▶ Given entries
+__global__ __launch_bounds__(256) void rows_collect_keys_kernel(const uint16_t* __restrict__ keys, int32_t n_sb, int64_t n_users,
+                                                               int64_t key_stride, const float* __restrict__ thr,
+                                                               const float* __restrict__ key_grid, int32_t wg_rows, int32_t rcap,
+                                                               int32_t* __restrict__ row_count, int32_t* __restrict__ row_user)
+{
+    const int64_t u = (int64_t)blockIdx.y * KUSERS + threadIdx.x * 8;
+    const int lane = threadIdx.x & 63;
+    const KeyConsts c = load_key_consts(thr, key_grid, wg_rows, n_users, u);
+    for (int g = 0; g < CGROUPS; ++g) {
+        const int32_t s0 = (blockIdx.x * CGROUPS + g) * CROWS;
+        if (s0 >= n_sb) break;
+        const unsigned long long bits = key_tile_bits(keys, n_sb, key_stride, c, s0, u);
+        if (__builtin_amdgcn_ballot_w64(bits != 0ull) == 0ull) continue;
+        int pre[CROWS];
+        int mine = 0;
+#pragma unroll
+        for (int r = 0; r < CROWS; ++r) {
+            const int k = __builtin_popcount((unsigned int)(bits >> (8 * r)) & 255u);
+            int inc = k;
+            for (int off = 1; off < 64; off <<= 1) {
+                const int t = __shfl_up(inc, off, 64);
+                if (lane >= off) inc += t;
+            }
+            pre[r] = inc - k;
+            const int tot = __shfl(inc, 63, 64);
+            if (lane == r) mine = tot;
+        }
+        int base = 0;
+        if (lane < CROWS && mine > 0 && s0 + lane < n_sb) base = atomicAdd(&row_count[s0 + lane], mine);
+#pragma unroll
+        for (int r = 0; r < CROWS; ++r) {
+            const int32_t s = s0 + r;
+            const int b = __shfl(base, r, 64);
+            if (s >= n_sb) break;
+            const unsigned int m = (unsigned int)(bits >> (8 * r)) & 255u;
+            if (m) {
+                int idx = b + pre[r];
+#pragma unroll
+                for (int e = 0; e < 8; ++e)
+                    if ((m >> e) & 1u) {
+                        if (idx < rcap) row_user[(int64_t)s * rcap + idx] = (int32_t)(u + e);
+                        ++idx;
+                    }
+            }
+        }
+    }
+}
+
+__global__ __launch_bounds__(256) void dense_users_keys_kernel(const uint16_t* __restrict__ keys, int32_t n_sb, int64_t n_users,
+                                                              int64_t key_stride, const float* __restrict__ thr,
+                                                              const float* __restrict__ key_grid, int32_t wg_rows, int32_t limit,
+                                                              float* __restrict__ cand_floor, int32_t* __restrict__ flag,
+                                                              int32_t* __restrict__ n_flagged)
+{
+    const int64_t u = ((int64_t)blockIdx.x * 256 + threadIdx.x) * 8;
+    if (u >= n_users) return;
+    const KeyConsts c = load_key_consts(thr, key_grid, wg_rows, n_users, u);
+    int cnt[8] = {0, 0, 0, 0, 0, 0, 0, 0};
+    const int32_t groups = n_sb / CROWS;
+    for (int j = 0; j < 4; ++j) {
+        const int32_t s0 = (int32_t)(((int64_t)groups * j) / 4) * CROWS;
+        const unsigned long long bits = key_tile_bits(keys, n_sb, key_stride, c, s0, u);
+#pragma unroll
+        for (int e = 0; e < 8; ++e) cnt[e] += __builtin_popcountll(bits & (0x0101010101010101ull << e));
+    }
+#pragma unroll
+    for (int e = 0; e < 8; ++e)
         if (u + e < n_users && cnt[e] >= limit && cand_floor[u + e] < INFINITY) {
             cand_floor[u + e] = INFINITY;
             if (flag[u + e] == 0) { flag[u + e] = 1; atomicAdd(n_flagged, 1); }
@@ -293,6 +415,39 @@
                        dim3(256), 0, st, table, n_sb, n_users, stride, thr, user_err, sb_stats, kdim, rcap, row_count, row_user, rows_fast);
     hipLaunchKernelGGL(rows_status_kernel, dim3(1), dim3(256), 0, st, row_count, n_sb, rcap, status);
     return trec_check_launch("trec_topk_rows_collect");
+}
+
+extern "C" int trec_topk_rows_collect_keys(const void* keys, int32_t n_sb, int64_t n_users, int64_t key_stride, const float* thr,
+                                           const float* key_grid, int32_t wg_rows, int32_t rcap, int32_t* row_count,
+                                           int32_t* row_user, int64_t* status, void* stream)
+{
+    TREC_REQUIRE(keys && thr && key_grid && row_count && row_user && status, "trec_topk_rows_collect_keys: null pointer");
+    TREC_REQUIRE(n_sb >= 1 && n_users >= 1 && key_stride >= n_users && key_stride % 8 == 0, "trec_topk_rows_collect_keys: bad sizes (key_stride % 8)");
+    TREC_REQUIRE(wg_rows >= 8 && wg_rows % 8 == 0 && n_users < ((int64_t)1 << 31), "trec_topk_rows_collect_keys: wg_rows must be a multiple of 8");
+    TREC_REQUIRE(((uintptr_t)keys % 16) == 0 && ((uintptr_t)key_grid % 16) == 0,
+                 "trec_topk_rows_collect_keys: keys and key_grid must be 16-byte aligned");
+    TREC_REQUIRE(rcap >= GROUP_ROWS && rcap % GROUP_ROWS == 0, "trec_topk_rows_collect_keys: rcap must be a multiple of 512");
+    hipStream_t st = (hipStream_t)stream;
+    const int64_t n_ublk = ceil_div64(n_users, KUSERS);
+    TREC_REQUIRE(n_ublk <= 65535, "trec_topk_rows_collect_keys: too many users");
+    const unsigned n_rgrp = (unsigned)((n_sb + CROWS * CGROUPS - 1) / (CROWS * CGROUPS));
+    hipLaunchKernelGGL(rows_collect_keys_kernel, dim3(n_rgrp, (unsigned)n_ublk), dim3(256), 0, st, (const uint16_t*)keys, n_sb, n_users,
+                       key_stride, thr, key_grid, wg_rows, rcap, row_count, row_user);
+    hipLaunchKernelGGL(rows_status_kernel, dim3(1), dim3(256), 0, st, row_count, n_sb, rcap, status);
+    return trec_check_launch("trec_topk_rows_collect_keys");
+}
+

---

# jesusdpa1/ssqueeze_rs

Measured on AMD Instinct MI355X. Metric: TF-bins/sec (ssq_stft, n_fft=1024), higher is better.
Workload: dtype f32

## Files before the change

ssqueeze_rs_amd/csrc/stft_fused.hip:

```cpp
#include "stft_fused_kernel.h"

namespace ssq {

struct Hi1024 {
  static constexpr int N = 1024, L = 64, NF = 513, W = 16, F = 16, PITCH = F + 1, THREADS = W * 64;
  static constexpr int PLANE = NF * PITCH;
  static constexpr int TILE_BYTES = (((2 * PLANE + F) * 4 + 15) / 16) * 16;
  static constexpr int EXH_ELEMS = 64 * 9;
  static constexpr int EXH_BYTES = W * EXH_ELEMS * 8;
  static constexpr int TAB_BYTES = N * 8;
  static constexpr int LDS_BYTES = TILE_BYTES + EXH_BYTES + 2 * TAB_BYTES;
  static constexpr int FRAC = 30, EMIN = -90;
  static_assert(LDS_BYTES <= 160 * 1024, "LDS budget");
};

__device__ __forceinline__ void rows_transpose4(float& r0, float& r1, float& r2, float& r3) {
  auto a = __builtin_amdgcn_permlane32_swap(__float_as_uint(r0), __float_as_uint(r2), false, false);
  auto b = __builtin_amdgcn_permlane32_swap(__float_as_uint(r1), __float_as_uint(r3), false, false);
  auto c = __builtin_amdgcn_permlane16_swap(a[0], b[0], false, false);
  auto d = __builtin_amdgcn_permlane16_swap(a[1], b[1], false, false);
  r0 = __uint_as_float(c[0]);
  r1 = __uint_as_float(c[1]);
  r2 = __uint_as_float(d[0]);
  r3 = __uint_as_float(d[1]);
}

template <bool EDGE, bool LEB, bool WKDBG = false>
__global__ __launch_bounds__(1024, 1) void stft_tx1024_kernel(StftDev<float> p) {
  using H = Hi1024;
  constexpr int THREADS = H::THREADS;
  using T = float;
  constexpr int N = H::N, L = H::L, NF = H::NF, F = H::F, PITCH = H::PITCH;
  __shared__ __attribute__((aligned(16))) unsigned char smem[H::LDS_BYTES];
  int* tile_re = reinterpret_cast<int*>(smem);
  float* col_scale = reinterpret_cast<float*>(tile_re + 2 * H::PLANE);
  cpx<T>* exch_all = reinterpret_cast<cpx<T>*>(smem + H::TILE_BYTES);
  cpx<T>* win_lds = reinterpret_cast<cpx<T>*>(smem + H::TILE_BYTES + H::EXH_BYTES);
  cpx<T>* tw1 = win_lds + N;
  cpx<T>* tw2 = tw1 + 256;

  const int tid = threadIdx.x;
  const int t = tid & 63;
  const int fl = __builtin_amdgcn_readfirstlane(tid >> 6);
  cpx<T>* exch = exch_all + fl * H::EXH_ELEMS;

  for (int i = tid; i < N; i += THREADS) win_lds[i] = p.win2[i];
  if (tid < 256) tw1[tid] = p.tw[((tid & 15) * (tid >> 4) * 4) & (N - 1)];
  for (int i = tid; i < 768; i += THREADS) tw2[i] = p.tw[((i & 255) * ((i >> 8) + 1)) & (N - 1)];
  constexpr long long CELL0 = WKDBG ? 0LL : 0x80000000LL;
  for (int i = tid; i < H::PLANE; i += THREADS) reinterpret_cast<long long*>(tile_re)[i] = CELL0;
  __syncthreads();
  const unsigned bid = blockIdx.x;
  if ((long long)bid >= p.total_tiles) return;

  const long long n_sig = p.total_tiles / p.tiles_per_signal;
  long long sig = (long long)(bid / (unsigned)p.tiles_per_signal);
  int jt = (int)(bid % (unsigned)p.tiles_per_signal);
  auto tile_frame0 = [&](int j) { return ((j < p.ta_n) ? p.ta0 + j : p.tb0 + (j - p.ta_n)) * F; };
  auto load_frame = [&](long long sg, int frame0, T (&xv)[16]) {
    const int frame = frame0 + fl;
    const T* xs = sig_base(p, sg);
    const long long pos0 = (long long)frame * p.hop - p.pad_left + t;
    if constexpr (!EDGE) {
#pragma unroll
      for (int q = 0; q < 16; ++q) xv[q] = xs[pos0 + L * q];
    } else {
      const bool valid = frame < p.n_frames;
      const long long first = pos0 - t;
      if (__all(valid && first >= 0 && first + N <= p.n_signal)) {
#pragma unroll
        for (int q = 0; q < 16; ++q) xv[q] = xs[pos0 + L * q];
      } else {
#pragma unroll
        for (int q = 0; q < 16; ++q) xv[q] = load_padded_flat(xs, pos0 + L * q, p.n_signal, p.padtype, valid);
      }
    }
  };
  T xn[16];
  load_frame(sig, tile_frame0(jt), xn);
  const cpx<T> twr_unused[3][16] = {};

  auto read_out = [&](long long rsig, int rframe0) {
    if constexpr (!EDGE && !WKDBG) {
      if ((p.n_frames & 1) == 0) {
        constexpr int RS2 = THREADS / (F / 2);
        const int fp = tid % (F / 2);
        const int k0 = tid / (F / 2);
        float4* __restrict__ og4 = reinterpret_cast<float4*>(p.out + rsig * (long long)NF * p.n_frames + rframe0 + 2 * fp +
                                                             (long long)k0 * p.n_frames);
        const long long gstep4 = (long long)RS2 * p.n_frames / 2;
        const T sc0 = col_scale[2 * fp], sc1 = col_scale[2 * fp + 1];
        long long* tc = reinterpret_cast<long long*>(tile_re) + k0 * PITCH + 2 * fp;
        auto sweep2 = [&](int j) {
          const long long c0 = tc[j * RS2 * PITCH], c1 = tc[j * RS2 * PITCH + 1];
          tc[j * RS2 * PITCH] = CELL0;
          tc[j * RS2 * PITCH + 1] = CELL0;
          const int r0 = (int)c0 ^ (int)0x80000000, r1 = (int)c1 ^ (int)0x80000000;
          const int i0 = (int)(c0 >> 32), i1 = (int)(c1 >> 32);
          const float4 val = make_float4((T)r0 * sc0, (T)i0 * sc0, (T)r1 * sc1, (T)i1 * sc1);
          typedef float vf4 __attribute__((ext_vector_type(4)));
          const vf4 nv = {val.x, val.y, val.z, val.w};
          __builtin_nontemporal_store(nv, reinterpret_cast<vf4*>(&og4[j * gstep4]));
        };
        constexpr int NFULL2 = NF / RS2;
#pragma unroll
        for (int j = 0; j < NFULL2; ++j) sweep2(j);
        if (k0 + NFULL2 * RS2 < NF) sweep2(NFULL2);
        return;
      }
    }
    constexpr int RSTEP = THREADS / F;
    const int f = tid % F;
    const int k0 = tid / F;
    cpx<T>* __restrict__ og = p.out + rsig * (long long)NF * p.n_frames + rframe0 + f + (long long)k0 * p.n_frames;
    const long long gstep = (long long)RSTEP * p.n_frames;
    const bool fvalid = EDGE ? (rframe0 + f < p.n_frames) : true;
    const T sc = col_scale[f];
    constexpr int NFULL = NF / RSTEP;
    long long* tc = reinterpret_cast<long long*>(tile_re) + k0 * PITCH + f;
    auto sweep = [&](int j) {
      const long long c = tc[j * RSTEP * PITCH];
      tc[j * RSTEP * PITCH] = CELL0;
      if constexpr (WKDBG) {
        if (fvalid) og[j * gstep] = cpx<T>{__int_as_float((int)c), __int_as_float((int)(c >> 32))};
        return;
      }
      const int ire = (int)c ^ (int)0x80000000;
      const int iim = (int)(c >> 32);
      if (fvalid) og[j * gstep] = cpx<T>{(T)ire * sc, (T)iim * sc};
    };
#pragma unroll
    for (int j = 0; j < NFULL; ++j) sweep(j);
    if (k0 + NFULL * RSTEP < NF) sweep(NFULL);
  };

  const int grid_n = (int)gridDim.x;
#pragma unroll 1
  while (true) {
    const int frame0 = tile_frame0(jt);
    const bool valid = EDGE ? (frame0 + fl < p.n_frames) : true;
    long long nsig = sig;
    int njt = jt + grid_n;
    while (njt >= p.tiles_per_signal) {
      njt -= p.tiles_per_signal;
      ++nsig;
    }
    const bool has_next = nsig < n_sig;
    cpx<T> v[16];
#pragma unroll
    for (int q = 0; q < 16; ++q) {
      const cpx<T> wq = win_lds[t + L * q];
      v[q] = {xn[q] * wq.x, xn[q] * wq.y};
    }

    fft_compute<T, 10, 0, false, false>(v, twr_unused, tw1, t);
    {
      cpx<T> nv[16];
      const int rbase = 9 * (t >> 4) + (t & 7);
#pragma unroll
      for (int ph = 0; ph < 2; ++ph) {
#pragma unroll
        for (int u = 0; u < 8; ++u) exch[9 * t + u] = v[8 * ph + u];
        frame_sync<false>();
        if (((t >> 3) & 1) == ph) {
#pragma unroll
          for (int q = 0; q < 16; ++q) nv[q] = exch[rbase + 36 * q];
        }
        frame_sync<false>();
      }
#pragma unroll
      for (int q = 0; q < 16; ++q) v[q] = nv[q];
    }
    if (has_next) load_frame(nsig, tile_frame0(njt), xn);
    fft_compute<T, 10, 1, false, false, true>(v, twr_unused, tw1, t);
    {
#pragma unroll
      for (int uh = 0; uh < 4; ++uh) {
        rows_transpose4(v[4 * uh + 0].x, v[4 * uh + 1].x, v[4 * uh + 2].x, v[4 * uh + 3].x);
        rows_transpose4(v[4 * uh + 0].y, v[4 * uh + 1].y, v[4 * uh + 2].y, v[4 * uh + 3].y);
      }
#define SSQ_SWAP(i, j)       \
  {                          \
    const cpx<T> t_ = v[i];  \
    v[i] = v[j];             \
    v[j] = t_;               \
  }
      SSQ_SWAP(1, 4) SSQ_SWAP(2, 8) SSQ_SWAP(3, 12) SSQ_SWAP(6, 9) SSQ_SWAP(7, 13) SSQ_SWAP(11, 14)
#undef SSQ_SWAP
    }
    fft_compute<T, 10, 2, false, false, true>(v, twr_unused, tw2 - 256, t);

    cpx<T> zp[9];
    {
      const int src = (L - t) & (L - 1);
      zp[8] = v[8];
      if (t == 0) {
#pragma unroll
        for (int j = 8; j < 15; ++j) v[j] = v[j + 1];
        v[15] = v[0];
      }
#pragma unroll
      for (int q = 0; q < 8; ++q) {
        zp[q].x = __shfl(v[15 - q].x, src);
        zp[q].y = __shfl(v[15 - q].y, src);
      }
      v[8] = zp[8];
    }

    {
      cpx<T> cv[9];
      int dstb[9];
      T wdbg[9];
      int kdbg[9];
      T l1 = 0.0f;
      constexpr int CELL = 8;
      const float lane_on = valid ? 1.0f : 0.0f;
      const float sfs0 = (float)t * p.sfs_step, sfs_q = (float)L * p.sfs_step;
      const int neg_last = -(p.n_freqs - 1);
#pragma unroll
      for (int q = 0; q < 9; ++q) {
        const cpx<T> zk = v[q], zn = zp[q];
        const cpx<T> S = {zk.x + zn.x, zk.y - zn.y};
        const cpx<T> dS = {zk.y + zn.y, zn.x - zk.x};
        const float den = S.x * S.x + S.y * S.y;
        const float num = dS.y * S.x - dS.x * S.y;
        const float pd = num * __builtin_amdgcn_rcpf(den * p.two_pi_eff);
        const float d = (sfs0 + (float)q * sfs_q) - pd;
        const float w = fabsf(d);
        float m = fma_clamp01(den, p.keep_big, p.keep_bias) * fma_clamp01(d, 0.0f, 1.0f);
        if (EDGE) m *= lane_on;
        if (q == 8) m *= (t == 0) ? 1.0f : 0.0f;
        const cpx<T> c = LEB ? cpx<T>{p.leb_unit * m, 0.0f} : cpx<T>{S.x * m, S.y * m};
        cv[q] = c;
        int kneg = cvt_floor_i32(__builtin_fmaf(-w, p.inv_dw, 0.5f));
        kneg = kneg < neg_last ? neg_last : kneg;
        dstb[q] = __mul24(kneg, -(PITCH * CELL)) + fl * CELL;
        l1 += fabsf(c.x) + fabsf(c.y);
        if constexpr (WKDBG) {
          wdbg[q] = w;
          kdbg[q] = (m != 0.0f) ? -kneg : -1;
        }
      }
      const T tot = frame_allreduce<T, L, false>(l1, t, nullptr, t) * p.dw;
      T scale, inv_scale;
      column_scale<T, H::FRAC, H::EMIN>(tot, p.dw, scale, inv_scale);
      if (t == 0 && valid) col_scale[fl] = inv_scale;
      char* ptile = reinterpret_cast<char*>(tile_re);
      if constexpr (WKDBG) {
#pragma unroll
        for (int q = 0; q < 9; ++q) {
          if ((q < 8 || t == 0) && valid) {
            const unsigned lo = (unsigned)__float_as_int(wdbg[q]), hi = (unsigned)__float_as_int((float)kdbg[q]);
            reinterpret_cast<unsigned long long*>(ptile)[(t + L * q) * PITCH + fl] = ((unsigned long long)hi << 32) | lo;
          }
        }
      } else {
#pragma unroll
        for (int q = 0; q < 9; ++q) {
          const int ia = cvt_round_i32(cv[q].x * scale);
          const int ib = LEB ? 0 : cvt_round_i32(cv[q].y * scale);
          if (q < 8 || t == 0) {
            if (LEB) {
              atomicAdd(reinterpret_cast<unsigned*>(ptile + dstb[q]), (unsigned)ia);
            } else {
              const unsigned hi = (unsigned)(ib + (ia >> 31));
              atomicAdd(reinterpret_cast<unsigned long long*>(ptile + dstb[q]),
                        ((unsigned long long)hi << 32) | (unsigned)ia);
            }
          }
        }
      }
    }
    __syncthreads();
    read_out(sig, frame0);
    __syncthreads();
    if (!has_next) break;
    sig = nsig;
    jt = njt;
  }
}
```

---

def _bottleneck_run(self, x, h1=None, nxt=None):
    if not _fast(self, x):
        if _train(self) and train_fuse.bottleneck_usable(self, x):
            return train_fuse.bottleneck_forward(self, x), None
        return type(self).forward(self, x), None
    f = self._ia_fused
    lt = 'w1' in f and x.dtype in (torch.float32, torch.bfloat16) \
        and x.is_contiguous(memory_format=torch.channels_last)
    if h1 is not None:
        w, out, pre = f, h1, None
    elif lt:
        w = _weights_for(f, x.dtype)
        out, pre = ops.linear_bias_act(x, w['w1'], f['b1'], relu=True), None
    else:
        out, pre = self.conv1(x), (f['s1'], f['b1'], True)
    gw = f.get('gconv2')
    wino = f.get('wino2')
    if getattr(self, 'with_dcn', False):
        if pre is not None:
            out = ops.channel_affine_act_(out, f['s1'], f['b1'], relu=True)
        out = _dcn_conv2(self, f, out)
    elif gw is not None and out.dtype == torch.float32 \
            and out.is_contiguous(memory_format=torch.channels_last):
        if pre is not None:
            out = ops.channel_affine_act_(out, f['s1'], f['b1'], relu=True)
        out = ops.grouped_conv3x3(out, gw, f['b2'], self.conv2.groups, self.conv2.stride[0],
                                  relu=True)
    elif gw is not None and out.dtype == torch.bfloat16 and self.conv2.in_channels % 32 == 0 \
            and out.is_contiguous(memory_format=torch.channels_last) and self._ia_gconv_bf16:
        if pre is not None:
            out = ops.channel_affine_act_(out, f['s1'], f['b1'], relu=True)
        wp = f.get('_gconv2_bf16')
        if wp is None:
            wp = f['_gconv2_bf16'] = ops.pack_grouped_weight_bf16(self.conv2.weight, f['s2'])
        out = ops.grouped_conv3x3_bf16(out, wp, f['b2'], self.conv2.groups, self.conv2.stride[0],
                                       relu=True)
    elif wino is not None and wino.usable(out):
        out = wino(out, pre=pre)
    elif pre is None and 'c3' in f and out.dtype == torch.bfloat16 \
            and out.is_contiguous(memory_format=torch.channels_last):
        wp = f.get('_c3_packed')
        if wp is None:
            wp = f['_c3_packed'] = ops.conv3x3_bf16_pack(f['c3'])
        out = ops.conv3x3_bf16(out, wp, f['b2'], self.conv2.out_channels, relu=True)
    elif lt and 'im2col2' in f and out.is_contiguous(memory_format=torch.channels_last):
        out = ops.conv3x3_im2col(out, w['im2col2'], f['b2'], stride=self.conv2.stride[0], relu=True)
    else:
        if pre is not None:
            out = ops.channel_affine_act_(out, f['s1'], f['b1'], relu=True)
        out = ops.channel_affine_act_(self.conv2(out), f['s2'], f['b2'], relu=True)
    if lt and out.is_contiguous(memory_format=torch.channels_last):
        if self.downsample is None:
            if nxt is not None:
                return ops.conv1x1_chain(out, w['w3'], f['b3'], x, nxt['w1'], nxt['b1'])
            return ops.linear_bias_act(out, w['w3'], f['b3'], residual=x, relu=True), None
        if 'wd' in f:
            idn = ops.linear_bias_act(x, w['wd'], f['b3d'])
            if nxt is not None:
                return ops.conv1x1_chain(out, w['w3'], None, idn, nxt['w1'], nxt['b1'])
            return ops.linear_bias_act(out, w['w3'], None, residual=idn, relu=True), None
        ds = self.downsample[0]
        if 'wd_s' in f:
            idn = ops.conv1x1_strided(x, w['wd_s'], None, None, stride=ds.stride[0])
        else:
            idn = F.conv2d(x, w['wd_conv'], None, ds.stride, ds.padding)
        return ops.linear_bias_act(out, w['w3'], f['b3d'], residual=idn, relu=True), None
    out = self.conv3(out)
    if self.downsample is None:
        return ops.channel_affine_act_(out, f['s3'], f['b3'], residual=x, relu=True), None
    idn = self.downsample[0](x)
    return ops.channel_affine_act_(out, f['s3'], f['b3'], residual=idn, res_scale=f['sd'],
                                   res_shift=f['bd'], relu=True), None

▶ Exercise aim
Could you return exactly the stretch of the data above that starts at the line with "if ((m >> e) & 1u)" and ends at the line with "cand_floor, int32_t* __restrict__", both lines included?

▶ Task solution
+                    if ((m >> e) & 1u) {
+                        if (idx < rcap) row_user[(int64_t)s * rcap + idx] = (int32_t)(u + e);
+                        ++idx;
+                    }
+            }
+        }
+    }
+}
+
+__global__ __launch_bounds__(256) void dense_users_keys_kernel(const uint16_t* __restrict__ keys, int32_t n_sb, int64_t n_users,
+                                                              int64_t key_stride, const float* __restrict__ thr,
+                                                              const float* __restrict__ key_grid, int32_t wg_rows, int32_t limit,
+                                                              float* __restrict__ cand_floor, int32_t* __restrict__ flag,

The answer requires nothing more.